Maybe I'm way out on the loony side but wouldn't multi-GPU be better used for MRT's (obviously ones without data dependency)? For example, one card completely dedicated to Normal Mapping then feed the resultant MRT to a dedicated off-GPU register combiner slash Frame Buffer... at least ID Tech 4 would approve... bah, I guess that would be too specialized for wide adoption...

Is that in the best interest of Scaling?

 

[Psycho]

Yeah, triangles will regularly cross the split.

Most triangles are pretty small and won't cross - in a splitscreen aproach it will only be a few percent.
The idea would be to have a faster-than-1-tri/cycle cull stage before the regular triangle setup bottleneck.

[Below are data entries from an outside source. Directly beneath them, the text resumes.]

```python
def load():
    global _lib
    if _lib is not None:
        return _lib
    if not os.path.exists(LIB_PATH):
        raise RuntimeError(
            "quits_amd: %s is missing -- build it with `python -c 'import __graft_entry__ as g; g.build()'` "
            "(hipcc --offload-arch=gfx950).  There is no CPU fallback." % LIB_PATH)
    try:
# ... 4 lines not shown
    vp, i32, i64, u64 = C.c_void_p, C.c_int32, C.c_int64, C.c_uint64
    L.qd_version.restype = C.c_int
    if L.qd_version() < 104:
        raise RuntimeError("quits_amd: %s is version %d, this package needs >= 104 -- rebuild it (`python -c 'import __graft_entry__ as g; g.build()'`)"
                           % (LIB_PATH, L.qd_version()))
    L.qd_last_error.restype = C.c_char_p
    L.qd_device_count.restype = C.c_int
    L.qd_graph_create.argtypes = [i32, i32, vp, vp, vp, i32, C.POINTER(vp)]
    L.qd_graph_destroy.argtypes = [vp]
    L.qd_graph_destroy.restype = None
    L.qd_graph_info.argtypes = [vp, vp]
    L.qd_graph_info_ex.argtypes = [vp, vp, i32]
    L.qd_decoder_create.argtypes = [vp, C.POINTER(QdParams), C.POINTER(vp)]
    L.qd_decoder_info.argtypes = [vp, vp]
    L.qd_decoder_postproc_kernel.argtypes = [vp]
    L.qd_decoder_postproc_kernel.restype = C.c_int
    L.qd_decoder_destroy.argtypes = [vp]
    L.qd_decoder_destroy.restype = None
    L.qd_decoder_reserve.argtypes = [vp, i64]
    L.qd_decoder_set_workspace_limit.argtypes = [vp, i64]
    L.qd_decoder_release_workspace.argtypes = [vp]
    L.qd_decode_batch.argtypes = [vp, vp, i64, i64, vp, i64, i32, i64, vp, vp, vp]
    L.qd_decode_stage.argtypes = [vp, vp, i64, i64, vp, i64, i32, i64, vp, vp, i32, vp]
    L.qd_osd0_batch.argtypes = [vp, vp, i64, i64, vp, i64, i32, i64, vp, vp, vp, vp]
    L.qd_decoder_failed_llr.argtypes = [vp, i64, vp, vp]
    L.qd_decoder_set_profiling.argtypes = [vp, i32]
    L.qd_decoder_post_head_start.argtypes = [vp, i32, vp]
    L.qd_decoder_profile.argtypes = [vp, vp, i32]
    L.qd_decoder_debug_counters.argtypes = [vp, vp]
    L.qd_spmat_create.argtypes = [i32, i32, vp, vp, i32, C.POINTER(vp)]
# ... 28 lines not shown
```

### quits_amd/csrc/bp_scatter_edge.h

```cpp
#pragma once
#include "qd_internal.h"
#include <float.h>

__device__ __forceinline__ float qs_min_abs(float a, float b)
{
    float r;
    asm("v_min_f32 %0, %1, |%2|" : "=v"(r) : "v"(a), "v"(b));
    return r;
}
typedef uint32_t qs_u32x4 __attribute__((ext_vector_type(4)));
__device__ __forceinline__ uint4 qs_as_uint4(qs_u32x4 v) { return make_uint4(v.x, v.y, v.z, v.w); }
typedef __attribute__((address_space(3))) int32_t qs_lds_i32;
#define QS_LDS(off) ((qs_lds_i32 *)(uintptr_t)(uint32_t)(off))
#define QS_BIG 1.0e30f
#ifndef QS_PRIO
#define QS_PRIO 1
#endif

#define QS_SIGN31(sb) (((sgnw >> (sb)) & 1u) << 31)
#define QS_HP1(A_) hp ^= (uint32_t)(A_);
#define QS_HPA(A_) hpa = (uint32_t)(A_);
#define QS_HPB(A_) hp = __builtin_amdgcn_bitop3_b32(hp, hpa, (uint32_t)(A_), 0x96);
#define QS_EDGE(off, k_, sb, TAILFIX) QS_EDGE_H(off, k_, sb, TAILFIX, QS_HP1)
#define QS_EDGE_H(off, k_, sb, TAILFIX, HP)                                                                  \
    {                                                                                                        \
        const int A_ = *QS_LDS(QS_ADDR(off));                                                                \
        const float mag_ = ((uint32_t)(k_) == kold) ? s2 : s1;                                               \
        const float prev_ = __uint_as_float(QS_SIGN31(sb) | __float_as_uint(mag_));                          \
        float d_ = (float)A_ - prev_;                                                                        \
        TAILFIX(d_, k_)                                                                                      \
        const float bm_ = d_ + 1.0f;                                                                         \
        HP(A_)                                                                                               \
        neww = __builtin_amdgcn_alignbit(neww, __float_as_uint(d_), 31);                                     \
                   \
        asm("v_cmp_lt_f32 vcc, |%1|, %2\n\tv_addc_co_u32 %0, vcc, %0, %0, vcc" : "+v"(ltw) : "v"(bm_), "v"(a1) : "vcc"); \
        a2 = __builtin_amdgcn_fmed3f(a1, a2, fabsf(bm_));                                                    \
        a1 = qs_min_abs(a1, bm_);                                                                            \
    }
#define QS_NOFIX(x_, k_)
#define QS_TAILFIX(x_, k_) x_ = ((int)(k_) < dc) ? x_ : QS_BIG;

// ... 30 lines not shown
```

### quits_amd/csrc/bp_scatter_wide.hip

```cpp
#include "qd_internal.h"
#include "../../include/quits_amd.h"
#include "bp_scatter_edge.h"

#ifndef QSW_SCAT_SGPR_POS
#define QSW_SCAT_SGPR_POS 1
#endif
#ifndef QSW_GPRIO
#define QSW_GPRIO 1
#endif
#ifndef QSW_PRIO_BASE
#define QSW_PRIO_BASE 0
#endif

__device__ __forceinline__ uint4 qs_reuse4(uint4 &v) { asm volatile("" : "+v"(v.x), "+v"(v.y), "+v"(v.z), "+v"(v.w)); return v; }

template <int T, int MW, int CPL, int NSW>
__global__ void __launch_bounds__(T, MW) qd_bp_scatter_wide_kernel(BpGraphDev g, ScatGraphDev sg, DecodeArgs a, ScatArgs x)
{
    extern __shared__ __align__(16) unsigned char smem[];
    const uint32_t lds_base = (uint32_t)(uintptr_t)(__attribute__((address_space(3))) unsigned char *)smem;
    if (lds_base != 0u) __builtin_trap();
    uint32_t *outw = reinterpret_cast<uint32_t *>(smem + sg.off_out);
    int *misc = reinterpret_cast<int *>(smem + sg.off_misc);
    constexpr int NW = T / 64;
// ... 60 lines not shown
    const __amdgpu_buffer_rsrc_t adj_rsrc = __builtin_amdgcn_make_buffer_rsrc((void *)sg.adjA, 0, (g.max_rdeg_pad / 4 + 2) * m_pad * 16, 0x00020000);
    const int adj_row = m_pad * 16;
#define QS_ADJ_LOAD(row_) qs_as_uint4(__builtin_amdgcn_raw_buffer_load_b128(adj_rsrc, adj_voff, (row_) * adj_row, 0))
#ifdef QS_ABL_NOADJ
#define QS_ADJ(row_) qs_reuse4(adjc)
#define QS_ABL_ADJC uint4 adjc = QS_ADJ_LOAD(0);
#else
#define QS_ADJ(row_) QS_ADJ_LOAD(row_)
#define QS_ABL_ADJC
#endif
#ifndef QSW_PREFETCH
#define QSW_PREFETCH 1
#endif
#define QS_ADJ_FIRST qs_as_uint4(__builtin_amdgcn_raw_buffer_load_b128(adj_rsrc, cs[0] * 16, 0, 0))
    uint4 pf = QS_ADJ_FIRST;
    int t = 0, converged = 0;
    for (;;) {
        bool us = false;
#pragma unroll
        for (int j = 0; j < CPL; ++j) {
            float a1 = FLT_MAX, a2 = FLT_MAX;
            uint32_t kst = 0u;
#if QSW_GPRIO
            if (j == 0) __builtin_amdgcn_s_setprio(QSW_PRIO_BASE); else if (j == CPL - 1) __builtin_amdgcn_s_setprio((QSW_PRIO_BASE + 2) & 3); else __builtin_amdgcn_s_setprio((QSW_PRIO_BASE + 1) & 3);
#endif
            if (act[j]) {
                int dwj = dws[j];
                asm volatile("" : "+s"(dwj));
                const int trip = dwj & 0xFF, wmax = (dwj >> 8) & 0xFF, wmin = (dwj >> 16) & 0xFF, wmin4 = wmin & ~3;
                const int adj_voff = cs[j] * 16;
                QS_ABL_ADJC
                const float s1 = S1[j], s2 = S2[j];
                const uint32_t kold = KOLD[j];
                const int dc = dcs[j];
                uint32_t hp = 0u, hpa = 0u, par = 0u;
                uint32_t neg[NSW];
#pragma unroll
                for (int w = 0; w < NSW; ++w) {
                    neg[w] = 0u;
                    const int k0 = 32 * w;
                    if (k0 < trip) {
                        const uint32_t sgnw = O[j][w];
                        uint32_t neww = 0u, ltw = 0u;
                        const int kend = min(trip - k0, 32);
                        const int kplain = min(max(wmin4 - k0, 0), kend);
                        const int row0 = k0 >> 2;
                        uint4 nx = (QSW_PREFETCH && j == 0 && w == 0) ? pf : QS_ADJ(row0);
                        int kk = 0;
                        {
                            uint4 eb;
#pragma unroll 1
                            for (; kk + 8 <= kplain; kk += 8) {
                                eb = QS_ADJ(row0 + (kk >> 2) + 1);
                                {
                                    const int sb = kend - 1 - kk, k = k0 + kk;
                                    QS_EDGE_H(nx.x, k, sb, QS_NOFIX, QS_HPA) QS_EDGE_H(nx.y, k + 1, sb - 1, QS_NOFIX, QS_HPB)
                                    QS_EDGE_H(nx.z, k + 2, sb - 2, QS_NOFIX, QS_HPA) QS_EDGE_H(nx.w, k + 3, sb - 3, QS_NOFIX, QS_HPB)
                                }
                                nx = QS_ADJ(row0 + (kk >> 2) + 2);
                                {
                                    const int sb = kend - 5 - kk, k = k0 + kk + 4;
                                    QS_EDGE_H(eb.x, k, sb, QS_NOFIX, QS_HPA) QS_EDGE_H(eb.y, k + 1, sb - 1, QS_NOFIX, QS_HPB)
                                    QS_EDGE_H(eb.z, k + 2, sb - 2, QS_NOFIX, QS_HPA) QS_EDGE_H(eb.w, k + 3, sb - 3, QS_NOFIX, QS_HPB)
                                }
                            }
                        }
#pragma unroll 1
                        for (; kk < kplain; kk += 4) {
                            const uint4 e4 = nx;
                            nx = QS_ADJ(row0 + (kk >> 2) + 1);
                            const int sb = kend - 1 - kk, k = k0 + kk;
                            QS_EDGE_H(e4.x, k, sb, QS_NOFIX, QS_HPA)
                            QS_EDGE_H(e4.y, k + 1, sb - 1, QS_NOFIX, QS_HPB)
                            QS_EDGE_H(e4.z, k + 2, sb - 2, QS_NOFIX, QS_HPA)
                            QS_EDGE_H(e4.w, k + 3, sb - 3, QS_NOFIX, QS_HPB)
                        }
#define QS_TAIL_EDGE(off, q_)                                                                                     \
                            if (k + (q_) < wmin) QS_EDGE(off, k + (q_), sb - (q_), QS_NOFIX)                      \
                            else if (k + (q_) < wmax) QS_EDGE(off, k + (q_), sb - (q_), QS_TAILFIX)               \
                            else { neww <<= 1; ltw <<= 1; }
#pragma unroll 1
                        for (; kk + 4 < kend; kk += 4) {
                            const uint4 e4 = nx;
                            nx = QS_ADJ(row0 + (kk >> 2) + 1);
                            const int sb = kend - 1 - kk, k = k0 + kk;
                            QS_TAIL_EDGE(e4.x, 0) QS_TAIL_EDGE(e4.y, 1) QS_TAIL_EDGE(e4.z, 2) QS_TAIL_EDGE(e4.w, 3)
                        }
                        if (kk < kend) {
                            const int sb = kend - 1 - kk, k = k0 + kk;
                            QS_TAIL_EDGE(nx.x, 0) QS_TAIL_EDGE(nx.y, 1) QS_TAIL_EDGE(nx.z, 2) QS_TAIL_EDGE(nx.w, 3)
                        }
#undef QS_TAIL_EDGE
                        neg[w] = neww;
                        par ^= neww;
                        if (ltw) kst = (uint32_t)(k0 + kend - 1 - (int)__builtin_ctz(ltw));
                    }
                }
                const uint32_t flip = 0u - ((synd[j] ^ (uint32_t)__popc(par)) & 1u);
#pragma unroll
                for (int w = 0; w < NSW; ++w) Q[j][w] = neg[w] ^ flip;
                mx2 = fmaxf(mx2, a2);
                us = us || (((synd[j] ^ (hp >> 31)) & 1u) != 0u);
            }
            A1[j] = a1; A2[j] = a2; KST[j] = kst;
        }
#if QSW_GPRIO
        __builtin_amdgcn_s_setprio(QSW_PRIO_BASE);
#endif
        if (QSW_PREFETCH) pf = QS_ADJ_FIRST;
        {
            const unsigned long long bal = __ballot(us);
            if ((tid & 63) == 0) misc[32 + (tid >> 6)] = (bal != 0ull);
        }
        __syncthreads();
        int anyun = 0;
        {
            const int4 *f4 = reinterpret_cast<const int4 *>(misc + 32);
            for (int w = 0; w < (NW + 3) / 4; ++w) {
                const int4 v = f4[w];
                anyun |= v.x | v.y | v.z | v.w;
            }
        }
#ifndef QS_ABL_FORCE_ITERS
        if (t >= 1 && !anyun) { converged = 1; break; }
#endif
        if (t == a.max_iter) break;
        __builtin_amdgcn_s_setprio((QSW_PRIO_BASE + QS_PRIO) & 3);
#pragma unroll
        for (int j = 0; j < CPL; ++j) {
#ifdef QSW_STATS
            {
                bool same = A1[j] == S1[j] && A2[j] == S2[j] && (KST[j] == KOLD[j] || A1[j] == A2[j]);
#pragma unroll
                for (int w = 0; w < NSW; ++w) same = same && Q[j][w] == O[j][w];
                const unsigned long long ba = __ballot(act[j]), bs = __ballot(act[j] && same);
                if ((tid & 63) == 0 && ba) {
                    const int bk = min(t / 10, 4);
                    atomicAdd(&a.dbg[0], 1ull); atomicAdd(&a.dbg[2 + bk], 1ull);
                    if (bs == ba) { atomicAdd(&a.dbg[1], 1ull); atomicAdd(&a.dbg[7 + bk], 1ull); }
                    atomicAdd(&a.dbg[12], (unsigned long long)__popcll(bs)); atomicAdd(&a.dbg[13], (unsigned long long)__popcll(ba));
                }
// ... 84 lines not shown
                    const int vn = sg_ ? -dlt : dlt;
                    (void)__hip_atomic_fetch_add(QS_LDS(fixn_off), vn, __ATOMIC_RELAXED, __HIP_MEMORY_SCOPE_WORKGROUP);
                    (void)__hip_atomic_fetch_add(QS_LDS(FOFF[j]), -FVAL[j], __ATOMIC_RELAXED, __HIP_MEMORY_SCOPE_WORKGROUP);
                    FOFF[j] = fixn_off; FVAL[j] = vn;
                }
            }
            S1[j] = A1[j]; S2[j] = A2[j]; KOLD[j] = KST[j];
#pragma unroll
            for (int w = 0; w < NSW; ++w) O[j][w] = Q[j][w];
        }
        __builtin_amdgcn_s_setprio(QSW_PRIO_BASE);
        if (QSW_PREFETCH) pf = QS_ADJ_FIRST;
        __syncthreads();
        ++t;
    }
#undef QS_ADJ
#undef QS_ADJ_FIRST
#undef QS_ADJ_LOAD
#undef QS_ABL_ADJC

    {
        const int tripped = qd_block_or(!(mx2 < x.m2_limit) ? 1 : 0, misc, NW, 0);
        if (tripped) {
            if (tid == 0) {
                const int at = atomicAdd(x.recheck_count, 1);
                if (at < x.recheck_cap) x.recheck_list[at] = (int32_t)shot;
            }
            return;
        }
    }
    for (int b = tid; b < sg.nslots; b += T)
        if (*QS_LDS(cur + 4u * (uint32_t)b) < 0) {
            const uint32_t jf = sg.slot_fault[b];
            if (jf != 0xFFFFFFFFu) atomicOr(&outw[jf >> 5], 1u << (jf & 31u));
        }
    if (!converged && a.want_llr && tid == 0) misc[48] = atomicAdd(a.fail_count, 1);
    __syncthreads();
    for (int w = tid; w < g.out_words; w += T) a.err_bits[shot * g.out_words + w] = outw[w];
    if (!converged && a.want_llr) {
        const int slot = misc[48];
        float *dst = a.llr_ws + (int64_t)slot * n_pad;
        for (int k1 = tid; k1 < g.n; k1 += T) dst[k1] = (float)(*QS_LDS(cur + 4u * sg.k1_slot[k1]) + 1) * x.grid_inv;
        if (tid == 0) a.fail_list[slot] = (int32_t)shot;
    }
    if (tid == 0) a.status[shot] = t | (converged << 16) | a.status_or;
}
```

Backface culling alone would help a lot.. But I guess it would have to be the whole way before that too (picking up a new triangle, sending vertices to vertex shader, getting resuls back).

 

[MfA]

Unless the developer helps out you have to do culling at the end of the pipeline, doubling the vertex load.

If there is enough sideport bandwidth to share dynamically rendered textures there should be enough to just do sort middle parallelization ... ie. you don't cull, you sort and just pass the tris to the appropriate chip.

 

[3dcgi]

Could it be possible to implement triangle-based SFR?

Sometimes as you could composite frame buffers, based on depth, at the end of the frame. This doesn't work with blending though. Speculation was Lucid will attempt this in applicable situations.

 

[seahawk]

A lot will also depend if they do a 50:50 split screen rendering or the scissor mode. The later would mean a better load distribution but also more overhead.